**Exercise prompt**.
Select from the data all lines with the word "list".

Stored items
=-=-=-=-=
def lib():
    global _LIB
    if _LIB is not None:
        return _LIB
    if not os.path.exists(LIB_PATH):
        raise RuntimeError(f"HIP library not built: {LIB_PATH} (run __graft_entry__.build())")
    L = ctypes.CDLL(LIB_PATH)
    P, E = ctypes.c_void_p, ctypes.c_int
    sz, i32, u64, b = ctypes.c_size_t, ctypes.c_int, ctypes.c_uint64, ctypes.c_bool
    sig = {
        "bls12_381_g1_msm_cuda": [P, P, i32, P, P], "bls12_381_g2_msm_cuda": [P, P, i32, P, P],
        "bls12_381_icicle_g1_msm": [P, P, i32, P, P], "bls12_381_icicle_g2_msm": [P, P, i32, P, P],
        "bls12_381_icicle_g1_msm_precompute_bases": [P, i32, P, P],
        "bls12_381_icicle_g2_msm_precompute_bases": [P, i32, P, P],
        "bls12_381_ntt_init_domain_cuda": [P, P], "bls12_381_ntt_release_domain_cuda": [],
        "bls12_381_ntt_cuda": [P, i32, i32, P, P], "bls12_381_coset_ntt_cuda": [P, i32, i32, P, P, P],
        "bls12_381_field_ntt_cuda": [P, i32, i32, P, P], "bls12_381_field_ntt_init_domain_cuda": [P, P],
        "bls12_381_field_ntt_release_domain_cuda": [], "bls12_381_ntt_get_rou_from_domain": [u64, P],
        "bls12_381_vector_add": [P, P, sz, P, P], "bls12_381_vector_sub": [P, P, sz, P, P],
        "bls12_381_vector_mul": [P, P, sz, P, P], "bls12_381_scalar_mul_vec": [P, P, sz, P, P],
        "bls12_381_scalar_add_vec": [P, P, sz, P, P],
        "vec_add_cuda": [P, P, P, i32, P], "vec_sub_cuda": [P, P, P, i32, P], "vec_mul_cuda": [P, P, P, i32, P],
        "scalar_mul_vec_cuda": [P, P, P, i32, P], "scalar_add_vec_cuda": [P, P, P, i32, P],
        "vec_sum_cuda": [P, P, i32, P], "bls12_381_batch_inv_cuda": [P, P, i32, P],
        "mbls_gen_scalars": [P, u64, sz, b, P], "mbls_gen_g1_bases": [P, u64, sz, P],
        "mbls_gen_g2_bases": [P, u64, sz, P], "mbls_g1_sum_jacobian": [P, i32, P, P],
        "mbls_gen_scalars_range": [P, u64, sz, sz, b, P], "mbls_gen_g1_bases_range": [P, u64, sz, sz, P],
        "mbls_gen_g2_bases_range": [P, u64, sz, sz, P],
        "mbls_g1_msm_jacobian": [P, P, i32, P, P], "mbls_g2_msm_jacobian": [P, P, i32, P, P],
        "mbls_g2_sum_jacobian": [P, i32, P, P], "mbls_g1_jacobian_to_icicle": [P, i32, P],
        "mbls_g2_jacobian_to_icicle": [P, i32, P],
        "mbls_release_stream": [P], "mbls_release_scratch": [],
        "mbls_g1_msm_multi_device": [P, P, P, i32, i32, P, P], "mbls_g2_msm_multi_device": [P, P, P, i32, i32, P, P],
        "bls12_381_vector_sum": [P, sz, P, P],
        "bls12_381_g1_affine_to_projective": [P, i32, P, P], "bls12_381_g1_projective_to_affine": [P, i32, P, P],
        "bls12_381_g2_projective_to_affine": [P, i32, P, P],
        "mbls_msm_plan": [i32, i32, P, P], "mbls_msm_reduce_plan": [i32, i32, P, P, i32, P],
        "mbls_msm_front_probe": [i32, P, P, i32, P, P, P],
        "mbls_msm_accumulate_event": [P, P], "mbls_msm_accumulate_event_drop": [P],
        "mbls_msm_precompute_strict": [i32],
        "bls12_381_g1_scalar_mul": [P, P, i32, P, P], "bls12_381_g1_scalar_mul_glv": [P, P, i32, P, P],
        "bls12_381_g2_scalar_mul": [P, P, i32, P, P],
        "mbls_g1_scalar_mul": [P, P, i32, b, P, P], "mbls_g2_scalar_mul": [P, P, i32, b, P, P],
        "mbls_g1_ecntt": [P, i32, i32, P, P],
        "mbls_g1_check_points": [P, i32, b, P, P, P], "mbls_g2_check_points": [P, i32, b, P, P, P],
        "mbls_g1_decompress": [P, i32, b, P, P, P, P], "mbls_g2_decompress": [P, i32, b, P, P, P, P],
        "mbls_g1_compress": [P, i32, b, P, P], "mbls_g2_compress": [P, i32, b, P, P],
        "mbls_fr_prefix_product": [P, P, sz, P, b, P, P, P], "mbls_fr_poly_divide_linear": [P, sz, P, P, P, P],
        "mbls_fr_scan_geometry": [sz, P],
        "mbls_fr_eval_program": [P, i32, sz, sz, P, i32, P, i32, i32, P, P],
        "mbls_fr_expr_check": [P, i32, i32, i32, i32, P],
        "mbls_fr_sort": [P, sz, b, P, P, P], "mbls_fr_lookup_permute": [P, P, sz, b, P, P, P, P],
        "mbls_fr_sort_plan": [sz, i32, P],
        "mbls_fr_coeff_to_extended": [P, i32, i32, P, P, P],
        "mbls_fr_extended_to_coeff": [P, i32, i32, P, P, i32, P, P], "mbls_fr_domain_plan": [i32, i32, P],
        "mbls_fr_lookup_multiplicities": [P, i32, P, sz, b, b, P, P, P],
        "mbls_fr_prefix_sum": [P, sz, P, b, P, P, P], "mbls_fr_logup_sum": [P, i32, P, P, sz, P, P, P, P, P],
    }
    for name, args in sig.items():
        f = getattr(L, name)
        f.argtypes = args
        f.restype = E
    L.mbls_version.restype = ctypes.c_char_p
    L.mbls_error_string.restype = ctypes.c_char_p
    L.mbls_error_string.argtypes = [E]
    L.mbls_default_msm_config.restype = MSMConfig
    L.mbls_default_ntt_config.restype = NTTConfig
    L.mbls_default_vec_ops_config.restype = VecOpsConfig
    L.mbls_profile_enable.argtypes = [ctypes.c_int]
    L.mbls_profile_enable.restype = None
    L.mbls_profile_reset.argtypes = []
    L.mbls_profile_reset.restype = None
    L.mbls_profile_read.argtypes = [ctypes.POINTER(ctypes.c_char_p), ctypes.POINTER(ctypes.c_double),
                                    ctypes.POINTER(ctypes.c_long), ctypes.c_int]
    L.mbls_profile_read.restype = ctypes.c_int
    L.mbls_scratch_stats.argtypes = [ctypes.POINTER(ctypes.c_uint64)] * 3 + [ctypes.POINTER(ctypes.c_int)]
    L.mbls_scratch_stats.restype = None
    _LIB = L
    return L


def profile(enable=True):
    lib().mbls_profile_enable(1 if enable else 0)
    lib().mbls_profile_reset()


def profile_read():
    n = 64
    names = (ctypes.c_char_p * n)()
    ms = (ctypes.c_double * n)()
    cnt = (ctypes.c_long * n)()
    k = lib().mbls_profile_read(names, ms, cnt, n)
    return {names[i].decode(): (ms[i], cnt[i]) for i in range(min(k, n))}


def check(code, what):
    if code != SUCCESS:
        raise IcicleError(code, what)


def _p(x):
    if x is None:
        return None
    if isinstance(x, np.ndarray):
        assert x.flags["C_CONTIGUOUS"]
        return ctypes.c_void_p(x.ctypes.data)
    return ctypes.c_void_p(x.data_ptr())


def _is_dev(x):
    return x is not None and not isinstance(x, np.ndarray) and bool(getattr(x, "is_cuda", True))


def _stream_handle(stream):
    if stream is None:
        return None
    if isinstance(stream, int):
        return ctypes.c_void_p(stream)
    return ctypes.c_void_p(stream.cuda_stream)


def msm_config(**kw):
    c = lib().mbls_default_msm_config()
    for k, v in kw.items():
        if k == "stream":
            c.stream = _stream_handle(v)
        else:
            setattr(c, k, v)
    return c


PLAN_FIELDS = ("c", "W", "Wg", "F", "sF", "split", "prepared", "bstride", "buckets", "levels")


def msm_plan(group, n, **cfg):
    out = (ctypes.c_int32 * len(PLAN_FIELDS))()
    c = msm_config(**cfg)
    check(lib().mbls_msm_plan(1 if group == "g1" else 2, n, ctypes.byref(c), out), "msm_plan")
    return dict(zip(PLAN_FIELDS, list(out)))


REDUCE_KERNELS = ("chain", "tree4", "r28x", "tree8", "r28px")
REDUCE_MODES = ("lane", "row", "wave")
REDUCE_LEVEL_FIELDS = ("kernel", "launch", "mode", "seg_log", "m_in", "raw_in", "raw_out")


def msm_reduce_plan(group, n, **cfg):
    out = (ctypes.c_int32 * 128)()
    cnt = ctypes.c_int32(0)
    c = msm_config(**cfg)
    check(lib().mbls_msm_reduce_plan(1 if group == "g1" else 2, n, ctypes.byref(c), out, len(out), ctypes.byref(cnt)),
          "msm_reduce_plan")
    levels = []
    for k in range(2, cnt.value, len(REDUCE_LEVEL_FIELDS)):
        lv = dict(zip(REDUCE_LEVEL_FIELDS, out[k:k + len(REDUCE_LEVEL_FIELDS)]))
        lv["kernel"], lv["mode"] = REDUCE_KERNELS[lv["kernel"]], REDUCE_MODES[lv["mode"]]
        levels.append(lv)
    return dict(bucket_raw=out[0], level_bytes=out[1], levels=levels)


FRONT_PLAN_FIELDS = ("c", "W", "Wg", "F", "sF", "split", "prepared", "bstride", "B", "TB", "chunk", "pts",
                     "contributions", "partition_sort", "fused_chunk_counts")
FRONT_TABLES = ("sorted", "offsets", "nchunks", "chunk_off", "owner", "first", "perm", "binbase", "H_bucket",
                "H_first", "H_nslices", "H_done", "H_owner", "H_gdone")
FRONT_FILL = 0xA5A5A5A5


def msm_front_plan(group, n, **cfg):
    c = msm_config(**cfg)
    info = (ctypes.c_int64 * (len(FRONT_PLAN_FIELDS) + len(FRONT_TABLES)))()
    check(lib().mbls_msm_front_probe(1 if group == "g1" else 2, None, None, n, ctypes.byref(c), info, None),
          "msm_front_probe")
    k = len(FRONT_PLAN_FIELDS)
    return dict(plan=dict(zip(FRONT_PLAN_FIELDS, list(info)[:k])), words=dict(zip(FRONT_TABLES, list(info)[k:])))


def msm_front_tables(group, scalars, bases=None, *, n=None, c=0, bitsize=0, precompute_factor=1, scalars_mont=False,
                     points_mont=True, stream=None):
    if n is None:
        n = scalars.shape[0]
    cfg = msm_config(c=c, bitsize=bitsize, precompute_factor=precompute_factor,
                     are_scalars_on_device=_is_dev(scalars), are_scalars_montgomery_form=scalars_mont,
                     are_points_on_device=_is_dev(bases), are_points_montgomery_form=points_mont, stream=stream)
    g = 1 if group == "g1" else 2
    info = (ctypes.c_int64 * (len(FRONT_PLAN_FIELDS) + len(FRONT_TABLES)))()
    check(lib().mbls_msm_front_probe(g, None, None, n, ctypes.byref(cfg), info, None), "msm_front_probe")
    words = list(info)[len(FRONT_PLAN_FIELDS):]
    tabs = [np.zeros(w, dtype=np.uint32) for w in words]
    ptrs = (ctypes.c_void_p * len(tabs))(*[t.ctypes.data for t in tabs])
    check(lib().mbls_msm_front_probe(g, _p(scalars), _p(bases), n, ctypes.byref(cfg), info, ptrs), "msm_front_probe")
    assert list(info)[len(FRONT_PLAN_FIELDS):] == words
    return dict(plan=dict(zip(FRONT_PLAN_FIELDS, list(info))), tables=dict(zip(FRONT_TABLES, tabs)))


def ntt_config(**kw):
    c = lib().mbls_default_ntt_config()
    for k, v in kw.items():
        if k == "stream":
            c.stream = _stream_handle(v)
        elif k == "coset_gen":
            for i in range(4):
                c.coset_gen.limbs[i] = int(v[i])
        else:
            setattr(c, k, v)
    return c


def vec_config(**kw):
    c = lib().mbls_default_vec_ops_config()
    for k, v in kw.items():
        if k == "stream":
            c.stream = _stream_handle(v)
        else:
            setattr(c, k, v)
    return c


_VEC = {"add": "bls12_381_vector_add", "sub": "bls12_381_vector_sub", "mul": "bls12_381_vector_mul",
        "scalar_mul": "bls12_381_scalar_mul_vec", "scalar_add": "bls12_381_scalar_add_vec"}


def vec_op(op, a, b, out=None, stream=None, is_async=False, batch=1, columns_batch=False):
    total = b.shape[0]
    if out is None:
        out = np.zeros((total, 4), dtype=np.uint64)
    cfg = vec_config(is_a_on_device=_is_dev(a), is_b_on_device=_is_dev(b), is_result_on_device=_is_dev(out),
                     is_async=is_async, stream=stream, batch_size=batch, columns_batch=columns_batch)
    check(getattr(lib(), _VEC[op])(_p(a), _p(b), total // batch, ctypes.byref(cfg), _p(out)), _VEC[op])
    return out


_CONV = {("g1", "to_projective"): ("bls12_381_g1_affine_to_projective", 18),
         ("g1", "to_affine"): ("bls12_381_g1_projective_to_affine", 12),
         ("g2", "to_affine"): ("bls12_381_g2_projective_to_affine", 24)}


def convert_points(group, direction, pts, out=None, stream=None, is_async=False):
    name, words = _CONV[(group, direction)]
    n = pts.shape[0]
    if out is None:
        out = np.zeros((n, words), dtype=np.uint64)
    cfg = vec_config(is_a_on_device=_is_dev(pts), is_result_on_device=_is_dev(out), stream=stream, is_async=is_async)
    check(getattr(lib(), name)(_p(pts), n, ctypes.byref(cfg), _p(out)), name)
    return out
=-=-=-=-=
**Output for this exercise**.
    return dict(zip(PLAN_FIELDS, list(out)))
    return dict(plan=dict(zip(FRONT_PLAN_FIELDS, list(info)[:k])), words=dict(zip(FRONT_TABLES, list(info)[k:])))
    words = list(info)[len(FRONT_PLAN_FIELDS):]
    assert list(info)[len(FRONT_PLAN_FIELDS):] == words
    return dict(plan=dict(zip(FRONT_PLAN_FIELDS, list(info))), tables=dict(zip(FRONT_TABLES, tabs)))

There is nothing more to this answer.